You can now buy tennis balls that are pre-slit for walker installation. More than that, they have become a fashion accessory that you can get in various colors and patterns to match your grandmother’s sassy style. She can get colorful tennis balls that compliment the color of the cat that is embroidered on her sweater. She can even show off her patriotism by dragging red-white-and-blue balls across the Walmart parking lot.
But can you get them that don’t look like tennis balls? Don’t be ridiculous! Why would you even ask that! Only tennis balls belong on the bottoms of walkers. Right? RIGHT? If they don’t have that faux-stitching pattern on them grandma would be embarrassed to go out into public.
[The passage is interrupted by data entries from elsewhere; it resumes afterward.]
FIT_CLOSED_FORM = 1
FIT_OBS_U16MM = 2
FIT_EXT_COLOUR = 4
FIT_EXT_BOTH = 16
FIT_KEEP_J = 8
OBS_F32, OBS_U16MM, OBS_F32_PLAIN, OBS_F32_Z26 = 0, 1, 2, 3
EXT_POINTS, EXT_COLOUR, EXT_POINTS_COLOUR = 1, 2, 3
OBS_FORMATS = {'f32': OBS_F32, 'u16mm': OBS_U16MM, 'f32plain': OBS_F32_PLAIN, 'f32z26': OBS_F32_Z26}
WS_VIEW_COUNT, WS_VIEW_KEEP, WS_N_OBS, WS_PARAMS, WS_SUMS, WS_N_OBS_TOTAL, WS_STORE_FORMAT = range(7)
INVERT_LIGHT, INVERT_FLOAT_COLOUR = 1, 2
INVERT_MAX_IMAGES = 4096
POOL_MAX_IMAGES = 4096
POOL_MAX_RANKS = 8
POOL_HIST_WORDS = 3 * 8 * 256
STORE_F32, STORE_U16MM, STORE_Z24, STORE_Z26 = 0, 1, 2, 3


class SucreView(C.Structure):
    _fields_ = [('depth', C.c_void_p), ('rgb', C.c_void_p), ('H', C.c_int32), ('W', C.c_int32),
                ('K', C.c_float * 9), ('Kinv', C.c_float * 9), ('R', C.c_float * 9), ('t', C.c_float * 3),
                ('Rinv', C.c_float * 9), ('tinv', C.c_float * 3)]


assert C.sizeof(SucreView) == 192


class GroupImage(C.Structure):
    _fields_ = [('ws', C.c_void_p), ('H', C.c_int32), ('W', C.c_int32), ('n_views', C.c_int32), ('reserved', C.c_int32)]

class LightGroupImage(C.Structure):
    _fields_ = [('ws', C.c_void_p), ('lws', C.c_void_p), ('H', C.c_int32), ('W', C.c_int32), ('n_views', C.c_int32),
                ('reserved', C.c_int32)]


class InvertImage(C.Structure):
    _fields_ = [('depth', C.c_void_p), ('rgb', C.c_void_p), ('J', C.c_void_p), ('H', C.c_int32), ('W', C.c_int32),
                ('Kinv', C.c_float * 9), ('reserved', C.c_int32)]


assert C.sizeof(InvertImage) == 72


class PoolImage(C.Structure):
    _fields_ = [('J', C.c_void_p), ('n_px', C.c_int64)]


assert C.sizeof(PoolImage) == 16
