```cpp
template <typename T>
__global__ __launch_bounds__(256) void bicubic_fwd_kernel(int align, const T* __restrict__ x, int ldx, T* __restrict__ y, int ldy,
                                                          int Hi, int Wi, int Ho, int Wo, int Cp, float sh, float sw, int nrows) {
    constexpr int V = ET<T>::V;
    const int cpp = Cp / V;
    const int cpb = cpp < 256 ? cpp : 256;
    const int R = 256 / cpb;
    const int cq = threadIdx.x % cpb, pl = threadIdx.x / cpb;
    const int chunk = blockIdx.y * 256 + cq;
    if (!(pl < R && chunk < cpp)) return;
    const int c0 = chunk * V;
    for (int row = blockIdx.x; row < nrows; row += gridDim.x) {
        const int n = row / Ho, ho = row - n * Ho;
        const T* xb = x + (size_t)n * Hi * Wi * ldx + c0;
        T* yrow = y + (size_t)row * Wo * ldy + c0;
        const Cub qh = cub_src(ho, sh, Hi, align != 0);
        for (int wo = pl; wo < Wo; wo += R) {
            const Cub qw = cub_src(wo, sw, Wi, align != 0);
            float o[V];
#pragma unroll
            for (int e = 0; e < V; ++e) o[e] = 0.f;
#pragma unroll
            for (int a = 0; a < 4; ++a) {
                const T* r = xb + (size_t)qh.i[a] * Wi * ldx;
                float rs[V];
// ... 613 lines not shown
```

Baseline: 2699 images/sec.

## Rewrite bf16 SPPF max-pool with order-preserving integer keys and retuned launch

For bf16, the SPPF forward now converts values to monotone 32-bit integer keys with the kernel offset packed into the low bits. Each window max, together with its argmax, then becomes a single integer max, and the per-element compare-and-select logic goes away. If any NaN is seen the block falls back to the float path. The change also cuts channel groups per block to 1 and sizes the thread count to the plane with up to 512 threads, which gives more blocks and better occupancy. It also swizzles the block index across 8 groups, and the backward pass gains precomputed loop bounds in place of per-iteration bounds checks.

```diff
diff --git a/yolo_dual_amd/csrc/spatial.hip b/yolo_dual_amd/csrc/spatial.hip
--- a/yolo_dual_amd/csrc/spatial.hip
+++ b/yolo_dual_amd/csrc/spatial.hip
@@ -135,36 +135,46 @@
     }
     __device__ static __forceinline__ int get(const W& w, int e) { return (int)((w >> (e * 8)) & 0xffu); }
 };
-#define SP_CG 2
-template <typename T>
-__global__ __launch_bounds__(256) void sppf_pool_fwd_kernel(const T* __restrict__ x, int ldx, T* __restrict__ y1, T* __restrict__ y2,
-                                                            T* __restrict__ y3, int ldy, uint8_t* __restrict__ i1, uint8_t* __restrict__ i2,
-                                                            uint8_t* __restrict__ i3, int H, int W, int Cp, int k) {
-    constexpr int V = ET<T>::V;
-    extern __shared__ __attribute__((aligned(16))) unsigned char sp_smem[];
+template <typename T> struct SpFwd { static constexpr int CG = 2, MAXT = 256; };
+template <> struct SpFwd<bf16_t> { static constexpr int CG = 1, MAXT = 512; };
+#define SP_BWD_CG 1
+#define SP_BWD_MAXT 512
+
+__device__ __forceinline__ void sp_block(int& cq, int& n) {
+    const int nb = gridDim.x * gridDim.y;
+    int b = blockIdx.x + gridDim.x * blockIdx.y;
+    if (nb % 8 == 0) b = (b % 8) * (nb / 8) + b / 8;
+    cq = b % (int)gridDim.x;
+    n = b / (int)gridDim.x;
+}
+
+template <typename T, int CG>
+__device__ __forceinline__ void sppf_fwd_float(unsigned char* smem, const T* __restrict__ x, int ldx, T* const* ys, int ldy,
+                                               uint8_t* const* is, int H, int W, int Cp, int k) {
+    constexpr int V = ET<T>::V;
     const int HW = H * W;
-    const int items = HW * SP_CG;
-    uint4* cur = (uint4*)sp_smem;
+    const int items = HW * CG;
+    const int nt = blockDim.x;
+    uint4* cur = (uint4*)smem;
     uint4* rmax = cur + items;
     typedef SpCodes<V> CW;
     typename CW::W* rkx = (typename CW::W*)(rmax + items);
     const int cpp = Cp / V;
-    const int n = blockIdx.y;
-    const int cq0 = blockIdx.x * SP_CG;
+    int cq0, n;
+    sp_block(cq0, n);
+    cq0 *= CG;
     const int p = k / 2;
-    for (int it = threadIdx.x; it < items; it += 256) {
-        const int cg = it % SP_CG, pix = it / SP_CG;
+    for (int it = threadIdx.x; it < items; it += nt) {
+        const int cg = it % CG, pix = it / CG;
         uint4 v = make_uint4(0, 0, 0, 0);
         if (cq0 + cg < cpp) v = *(const uint4*)(x + ((size_t)n * HW + pix) * ldx + (cq0 + cg) * V);
         cur[it] = v;
     }
     __syncthreads();
-    T* const ys[3] = {y1, y2, y3};
-    uint8_t* const is[3] = {i1, i2, i3};
 #pragma unroll
     for (int st = 0; st < 3; ++st) {
-        for (int it = threadIdx.x; it < items; it += 256) {
-            const int cg = it % SP_CG, pix = it / SP_CG;
+        for (int it = threadIdx.x; it < items; it += nt) {
+            const int cg = it % CG, pix = it / CG;
             const int wo = pix % W, ho = pix / W;
             float best[V];
             int bk[V];
@@ -175,7 +185,7 @@
                 const int iw = wo - p + kx;
                 if ((unsigned)iw >= (unsigned)W) continue;
                 float v[V];
-                unpack16<T>(cur[(ho * W + iw) * SP_CG + cg], v);
+                unpack16<T>(cur[(ho * W + iw) * CG + cg], v);
 #pragma unroll
                 for (int e = 0; e < V; ++e)
                     if (first || v[e] > best[e] || v[e] != v[e]) { best[e] = v[e]; bk[e] = kx; }
@@ -185,8 +195,8 @@
             rkx[it] = CW::pack(bk);
         }
         __syncthreads();
-        for (int it = threadIdx.x; it < items; it += 256) {
-            const int cg = it % SP_CG, pix = it / SP_CG;
+        for (int it = threadIdx.x; it < items; it += nt) {
+            const int cg = it % CG, pix = it / CG;
             const int wo = pix % W, ho = pix / W;
             float best[V];
             int bi[V];
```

What would the other grandmas think of her?
But as this blogger points out, the tennis balls are not the optimal solution for all people. She makes the case that the tiny contact patch wears out incredibly fast. She also states that children point at her tennis balls, and dogs chase her. And you know what? Those children and dogs are right. Those tennis balls do not belong there.
But just to show how conditioned we’ve become to accepting that they do belong there, take a look at this product:
It addresses the problem of the contact patch wearing out by making a removable insert that can be switched out when it wears. It also ditches the sloppy cutting of the ball, and has a nice cap in it that fits perfectly over the end of the walker. Wait! Why the hell do we need the part between the walker leg cap and the insert to exist at all, let alone look like a fricken tennis ball? Why is this happening? Just take the felt pad and attach it directly to the walker. No tennis ball necessary!
Next, take a look at these casters for walkers:
On no they d’in’t!! They made stupid casters out of tennis balls. Wheels already exist, people. We do not need to re-invent them using gosh-darn tennis balls just because they are being applied to walkers.
Now, take a look at these perfectly reasonable replacement walker caps:
Notice anything about them? Something perhaps tennis ball-esque in their appearance? Why?!
Ok, one more. Take a look at this next device:
They are just grips that hold a tennis ball nicely, right? This solves the problem of having to cut the tennis ball, and the contact patch wearing out, as you can move the ball around, right? WRONG!
What could be a simple design that could just hold a tennis ball, instead holds a fake tennis ball, but it still is made to look like a tennis ball because.......reasons, I guess? I give up trying to understand this. The only thing I know is if you can, buy a rollerator. If you can’t, and get stuck with an old walker, just buy these simple plastic glides. They work just fine and aren’t inexplicably pretending to be tennis balls for unknown reasons.